Material for this exercise
..........
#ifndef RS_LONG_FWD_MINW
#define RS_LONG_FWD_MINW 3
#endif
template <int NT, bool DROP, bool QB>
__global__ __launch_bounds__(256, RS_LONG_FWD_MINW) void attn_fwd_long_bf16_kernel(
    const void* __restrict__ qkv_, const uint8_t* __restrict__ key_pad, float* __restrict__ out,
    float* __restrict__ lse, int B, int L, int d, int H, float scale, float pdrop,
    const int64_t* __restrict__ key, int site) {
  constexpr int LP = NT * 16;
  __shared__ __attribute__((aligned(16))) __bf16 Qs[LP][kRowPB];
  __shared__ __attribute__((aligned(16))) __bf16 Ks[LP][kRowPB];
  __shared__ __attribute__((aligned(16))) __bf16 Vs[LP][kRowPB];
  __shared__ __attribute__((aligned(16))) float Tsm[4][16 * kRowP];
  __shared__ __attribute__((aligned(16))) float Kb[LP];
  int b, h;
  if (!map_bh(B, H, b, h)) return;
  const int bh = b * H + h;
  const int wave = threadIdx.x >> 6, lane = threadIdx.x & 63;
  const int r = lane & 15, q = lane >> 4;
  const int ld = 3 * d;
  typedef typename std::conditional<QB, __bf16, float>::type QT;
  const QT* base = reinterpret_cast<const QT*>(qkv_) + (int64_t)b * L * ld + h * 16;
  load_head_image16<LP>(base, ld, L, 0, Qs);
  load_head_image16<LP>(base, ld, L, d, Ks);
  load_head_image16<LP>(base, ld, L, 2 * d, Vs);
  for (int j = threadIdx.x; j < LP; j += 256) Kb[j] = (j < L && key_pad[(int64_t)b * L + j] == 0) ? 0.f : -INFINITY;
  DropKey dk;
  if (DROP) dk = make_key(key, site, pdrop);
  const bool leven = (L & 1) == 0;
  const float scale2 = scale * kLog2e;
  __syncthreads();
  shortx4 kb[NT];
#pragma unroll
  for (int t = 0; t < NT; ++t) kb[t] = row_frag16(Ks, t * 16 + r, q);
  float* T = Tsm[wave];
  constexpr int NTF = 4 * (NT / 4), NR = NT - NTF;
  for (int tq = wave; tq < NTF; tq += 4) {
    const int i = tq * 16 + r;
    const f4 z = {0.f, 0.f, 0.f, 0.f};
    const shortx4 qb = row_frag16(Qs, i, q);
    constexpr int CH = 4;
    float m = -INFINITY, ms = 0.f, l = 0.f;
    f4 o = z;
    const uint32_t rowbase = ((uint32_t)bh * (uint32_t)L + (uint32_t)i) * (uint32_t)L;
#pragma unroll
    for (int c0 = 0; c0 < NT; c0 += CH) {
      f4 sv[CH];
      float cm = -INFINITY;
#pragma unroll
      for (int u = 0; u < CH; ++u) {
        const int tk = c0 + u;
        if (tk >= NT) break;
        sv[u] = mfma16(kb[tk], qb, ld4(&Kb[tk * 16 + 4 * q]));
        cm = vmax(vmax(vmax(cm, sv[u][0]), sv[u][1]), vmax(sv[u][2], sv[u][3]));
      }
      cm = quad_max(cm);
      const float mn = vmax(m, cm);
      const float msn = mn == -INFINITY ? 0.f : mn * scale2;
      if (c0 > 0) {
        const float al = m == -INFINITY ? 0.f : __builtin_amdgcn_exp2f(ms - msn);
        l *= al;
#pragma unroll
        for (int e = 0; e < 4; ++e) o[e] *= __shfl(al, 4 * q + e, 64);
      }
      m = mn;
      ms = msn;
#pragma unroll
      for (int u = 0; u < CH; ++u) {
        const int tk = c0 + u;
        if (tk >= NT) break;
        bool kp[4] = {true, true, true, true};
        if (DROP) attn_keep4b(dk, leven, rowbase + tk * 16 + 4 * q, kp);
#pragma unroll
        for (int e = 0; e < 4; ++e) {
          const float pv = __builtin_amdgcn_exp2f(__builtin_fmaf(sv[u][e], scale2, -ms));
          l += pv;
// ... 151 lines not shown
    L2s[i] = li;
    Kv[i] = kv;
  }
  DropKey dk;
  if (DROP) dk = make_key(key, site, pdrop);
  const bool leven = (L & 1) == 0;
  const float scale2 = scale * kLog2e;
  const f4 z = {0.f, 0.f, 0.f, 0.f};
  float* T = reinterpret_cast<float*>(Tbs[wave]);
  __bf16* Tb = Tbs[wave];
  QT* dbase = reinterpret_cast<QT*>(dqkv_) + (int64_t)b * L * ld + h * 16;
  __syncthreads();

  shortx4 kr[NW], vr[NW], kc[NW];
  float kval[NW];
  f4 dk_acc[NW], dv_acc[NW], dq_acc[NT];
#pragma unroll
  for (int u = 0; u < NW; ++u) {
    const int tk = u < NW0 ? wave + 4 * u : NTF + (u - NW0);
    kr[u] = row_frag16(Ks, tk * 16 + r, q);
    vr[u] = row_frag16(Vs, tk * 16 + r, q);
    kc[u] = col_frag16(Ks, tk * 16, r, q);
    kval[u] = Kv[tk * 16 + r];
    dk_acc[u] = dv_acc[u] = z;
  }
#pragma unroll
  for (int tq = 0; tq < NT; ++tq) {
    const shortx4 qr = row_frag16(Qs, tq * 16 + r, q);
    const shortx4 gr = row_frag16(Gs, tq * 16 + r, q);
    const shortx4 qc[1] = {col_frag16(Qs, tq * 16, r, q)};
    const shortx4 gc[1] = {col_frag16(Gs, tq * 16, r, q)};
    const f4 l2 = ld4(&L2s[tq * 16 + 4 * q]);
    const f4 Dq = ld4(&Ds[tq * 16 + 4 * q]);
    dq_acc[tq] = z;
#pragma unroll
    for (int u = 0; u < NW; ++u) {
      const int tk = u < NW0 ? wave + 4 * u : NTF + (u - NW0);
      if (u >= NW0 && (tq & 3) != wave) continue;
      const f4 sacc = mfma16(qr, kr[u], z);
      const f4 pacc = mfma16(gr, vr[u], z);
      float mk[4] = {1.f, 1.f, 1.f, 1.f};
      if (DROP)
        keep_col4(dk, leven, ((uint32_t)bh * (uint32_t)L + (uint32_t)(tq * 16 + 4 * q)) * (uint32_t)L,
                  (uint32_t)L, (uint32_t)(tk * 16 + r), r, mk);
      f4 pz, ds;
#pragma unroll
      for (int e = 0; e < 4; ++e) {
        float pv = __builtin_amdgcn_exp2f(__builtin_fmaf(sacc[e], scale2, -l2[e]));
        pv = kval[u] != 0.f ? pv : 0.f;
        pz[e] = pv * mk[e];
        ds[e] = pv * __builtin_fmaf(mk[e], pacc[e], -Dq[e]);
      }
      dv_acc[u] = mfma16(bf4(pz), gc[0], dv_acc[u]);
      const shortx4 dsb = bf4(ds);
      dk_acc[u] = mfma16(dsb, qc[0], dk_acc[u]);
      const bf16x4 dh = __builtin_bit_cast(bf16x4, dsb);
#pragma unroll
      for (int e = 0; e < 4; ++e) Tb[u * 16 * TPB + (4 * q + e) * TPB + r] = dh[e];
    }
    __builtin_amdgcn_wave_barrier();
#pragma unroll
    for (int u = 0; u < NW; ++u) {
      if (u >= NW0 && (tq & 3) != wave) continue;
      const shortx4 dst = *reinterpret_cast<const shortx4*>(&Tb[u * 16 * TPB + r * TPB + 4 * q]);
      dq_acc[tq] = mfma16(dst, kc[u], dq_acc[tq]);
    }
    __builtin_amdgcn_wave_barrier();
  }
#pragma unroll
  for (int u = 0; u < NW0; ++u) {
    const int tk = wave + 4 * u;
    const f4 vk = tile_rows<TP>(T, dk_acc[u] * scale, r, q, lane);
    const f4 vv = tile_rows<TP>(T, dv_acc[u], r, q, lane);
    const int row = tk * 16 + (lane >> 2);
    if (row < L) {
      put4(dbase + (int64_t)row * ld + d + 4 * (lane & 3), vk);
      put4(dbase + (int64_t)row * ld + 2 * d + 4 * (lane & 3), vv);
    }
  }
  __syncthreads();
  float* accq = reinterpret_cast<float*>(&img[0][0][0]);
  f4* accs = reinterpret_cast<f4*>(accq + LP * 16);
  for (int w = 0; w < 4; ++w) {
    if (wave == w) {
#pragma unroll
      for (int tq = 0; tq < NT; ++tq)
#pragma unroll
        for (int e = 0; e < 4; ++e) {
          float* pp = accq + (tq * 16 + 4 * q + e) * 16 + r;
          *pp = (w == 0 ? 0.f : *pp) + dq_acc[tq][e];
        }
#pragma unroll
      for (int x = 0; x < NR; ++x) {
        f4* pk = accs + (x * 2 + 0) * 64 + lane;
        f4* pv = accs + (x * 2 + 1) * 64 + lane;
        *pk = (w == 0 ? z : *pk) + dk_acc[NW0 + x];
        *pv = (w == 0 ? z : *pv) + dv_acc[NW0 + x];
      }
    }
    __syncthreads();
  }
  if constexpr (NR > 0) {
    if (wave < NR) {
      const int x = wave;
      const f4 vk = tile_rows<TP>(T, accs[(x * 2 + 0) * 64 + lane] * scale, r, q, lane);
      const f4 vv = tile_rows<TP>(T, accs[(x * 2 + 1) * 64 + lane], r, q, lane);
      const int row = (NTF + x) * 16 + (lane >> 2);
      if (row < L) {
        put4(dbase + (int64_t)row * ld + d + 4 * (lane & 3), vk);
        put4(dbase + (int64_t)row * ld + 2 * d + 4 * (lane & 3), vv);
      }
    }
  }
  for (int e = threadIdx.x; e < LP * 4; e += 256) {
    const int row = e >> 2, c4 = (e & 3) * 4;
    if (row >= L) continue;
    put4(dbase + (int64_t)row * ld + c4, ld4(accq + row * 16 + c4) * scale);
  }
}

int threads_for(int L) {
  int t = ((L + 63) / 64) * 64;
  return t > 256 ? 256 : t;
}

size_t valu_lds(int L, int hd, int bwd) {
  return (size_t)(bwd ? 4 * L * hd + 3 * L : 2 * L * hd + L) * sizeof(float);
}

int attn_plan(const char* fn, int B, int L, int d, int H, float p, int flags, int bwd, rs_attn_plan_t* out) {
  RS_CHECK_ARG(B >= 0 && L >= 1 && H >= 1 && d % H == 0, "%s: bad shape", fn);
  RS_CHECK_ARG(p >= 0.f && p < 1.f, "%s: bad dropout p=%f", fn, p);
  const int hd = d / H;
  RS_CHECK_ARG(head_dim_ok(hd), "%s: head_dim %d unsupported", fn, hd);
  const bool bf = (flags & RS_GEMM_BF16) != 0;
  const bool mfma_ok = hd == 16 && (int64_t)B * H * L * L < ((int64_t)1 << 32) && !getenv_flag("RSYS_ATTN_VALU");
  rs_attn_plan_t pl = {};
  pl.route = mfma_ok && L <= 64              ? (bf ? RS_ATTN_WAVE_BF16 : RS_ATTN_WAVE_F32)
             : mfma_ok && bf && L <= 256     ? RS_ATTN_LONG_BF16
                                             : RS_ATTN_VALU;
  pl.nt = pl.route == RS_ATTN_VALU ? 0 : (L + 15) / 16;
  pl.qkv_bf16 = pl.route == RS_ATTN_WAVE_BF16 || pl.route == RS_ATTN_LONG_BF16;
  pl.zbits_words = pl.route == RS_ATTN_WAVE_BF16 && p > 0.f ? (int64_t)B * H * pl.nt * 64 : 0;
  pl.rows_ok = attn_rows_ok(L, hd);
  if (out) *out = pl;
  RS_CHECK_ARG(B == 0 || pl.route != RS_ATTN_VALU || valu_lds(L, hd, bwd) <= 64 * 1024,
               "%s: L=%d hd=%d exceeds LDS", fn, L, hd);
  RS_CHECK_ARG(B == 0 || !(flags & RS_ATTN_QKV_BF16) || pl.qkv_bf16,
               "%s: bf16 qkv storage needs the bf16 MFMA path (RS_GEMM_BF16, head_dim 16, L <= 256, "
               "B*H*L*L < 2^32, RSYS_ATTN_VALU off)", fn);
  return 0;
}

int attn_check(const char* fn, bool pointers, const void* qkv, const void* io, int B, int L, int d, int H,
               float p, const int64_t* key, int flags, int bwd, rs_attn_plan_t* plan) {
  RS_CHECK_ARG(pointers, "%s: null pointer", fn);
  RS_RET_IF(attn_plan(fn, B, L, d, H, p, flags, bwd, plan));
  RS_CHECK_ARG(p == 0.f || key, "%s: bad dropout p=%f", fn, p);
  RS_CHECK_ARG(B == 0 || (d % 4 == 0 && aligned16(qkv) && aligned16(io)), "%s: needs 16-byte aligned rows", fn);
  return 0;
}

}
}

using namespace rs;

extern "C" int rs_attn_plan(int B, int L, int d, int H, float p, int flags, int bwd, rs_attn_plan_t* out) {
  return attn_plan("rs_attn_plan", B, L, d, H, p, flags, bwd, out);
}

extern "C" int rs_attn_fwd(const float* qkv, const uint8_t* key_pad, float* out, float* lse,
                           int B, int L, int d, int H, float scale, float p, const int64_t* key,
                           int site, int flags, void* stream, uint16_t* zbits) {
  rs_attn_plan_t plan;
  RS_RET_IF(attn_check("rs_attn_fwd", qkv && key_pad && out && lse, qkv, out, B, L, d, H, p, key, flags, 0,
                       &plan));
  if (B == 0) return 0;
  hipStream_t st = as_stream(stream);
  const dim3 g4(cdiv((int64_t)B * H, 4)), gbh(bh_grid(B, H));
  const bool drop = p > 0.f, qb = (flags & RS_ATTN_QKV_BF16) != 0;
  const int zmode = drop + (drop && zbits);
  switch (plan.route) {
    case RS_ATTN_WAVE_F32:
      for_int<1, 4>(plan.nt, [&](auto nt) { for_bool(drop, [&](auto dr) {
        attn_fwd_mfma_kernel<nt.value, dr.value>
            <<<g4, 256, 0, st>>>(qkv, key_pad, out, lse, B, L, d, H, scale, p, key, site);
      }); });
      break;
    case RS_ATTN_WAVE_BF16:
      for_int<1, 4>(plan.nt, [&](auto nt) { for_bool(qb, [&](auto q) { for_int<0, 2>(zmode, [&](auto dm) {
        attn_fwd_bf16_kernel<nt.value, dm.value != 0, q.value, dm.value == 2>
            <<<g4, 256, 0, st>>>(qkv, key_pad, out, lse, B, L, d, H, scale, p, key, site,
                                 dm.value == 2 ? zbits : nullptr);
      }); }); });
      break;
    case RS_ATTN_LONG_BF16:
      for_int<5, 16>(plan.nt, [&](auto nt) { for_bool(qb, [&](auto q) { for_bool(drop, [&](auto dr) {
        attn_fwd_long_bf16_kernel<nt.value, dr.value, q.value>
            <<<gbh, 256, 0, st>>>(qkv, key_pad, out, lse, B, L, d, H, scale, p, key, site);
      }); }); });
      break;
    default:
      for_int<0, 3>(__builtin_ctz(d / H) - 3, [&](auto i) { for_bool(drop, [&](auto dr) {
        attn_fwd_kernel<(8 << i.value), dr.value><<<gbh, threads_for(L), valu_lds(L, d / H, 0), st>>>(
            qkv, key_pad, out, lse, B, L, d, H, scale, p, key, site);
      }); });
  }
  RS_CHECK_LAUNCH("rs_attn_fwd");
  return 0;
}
..........
What to do
Retype, exactly as shown, the lines from the one with "threads_for(L), valu_lds(L, d" through the end of the records.

Answer
        attn_fwd_kernel<(8 << i.value), dr.value><<<gbh, threads_for(L), valu_lds(L, d / H, 0), st>>>(
            qkv, key_pad, out, lse, B, L, d, H, scale, p, key, site);
      }); });
  }
  RS_CHECK_LAUNCH("rs_attn_fwd");
  return 0;
}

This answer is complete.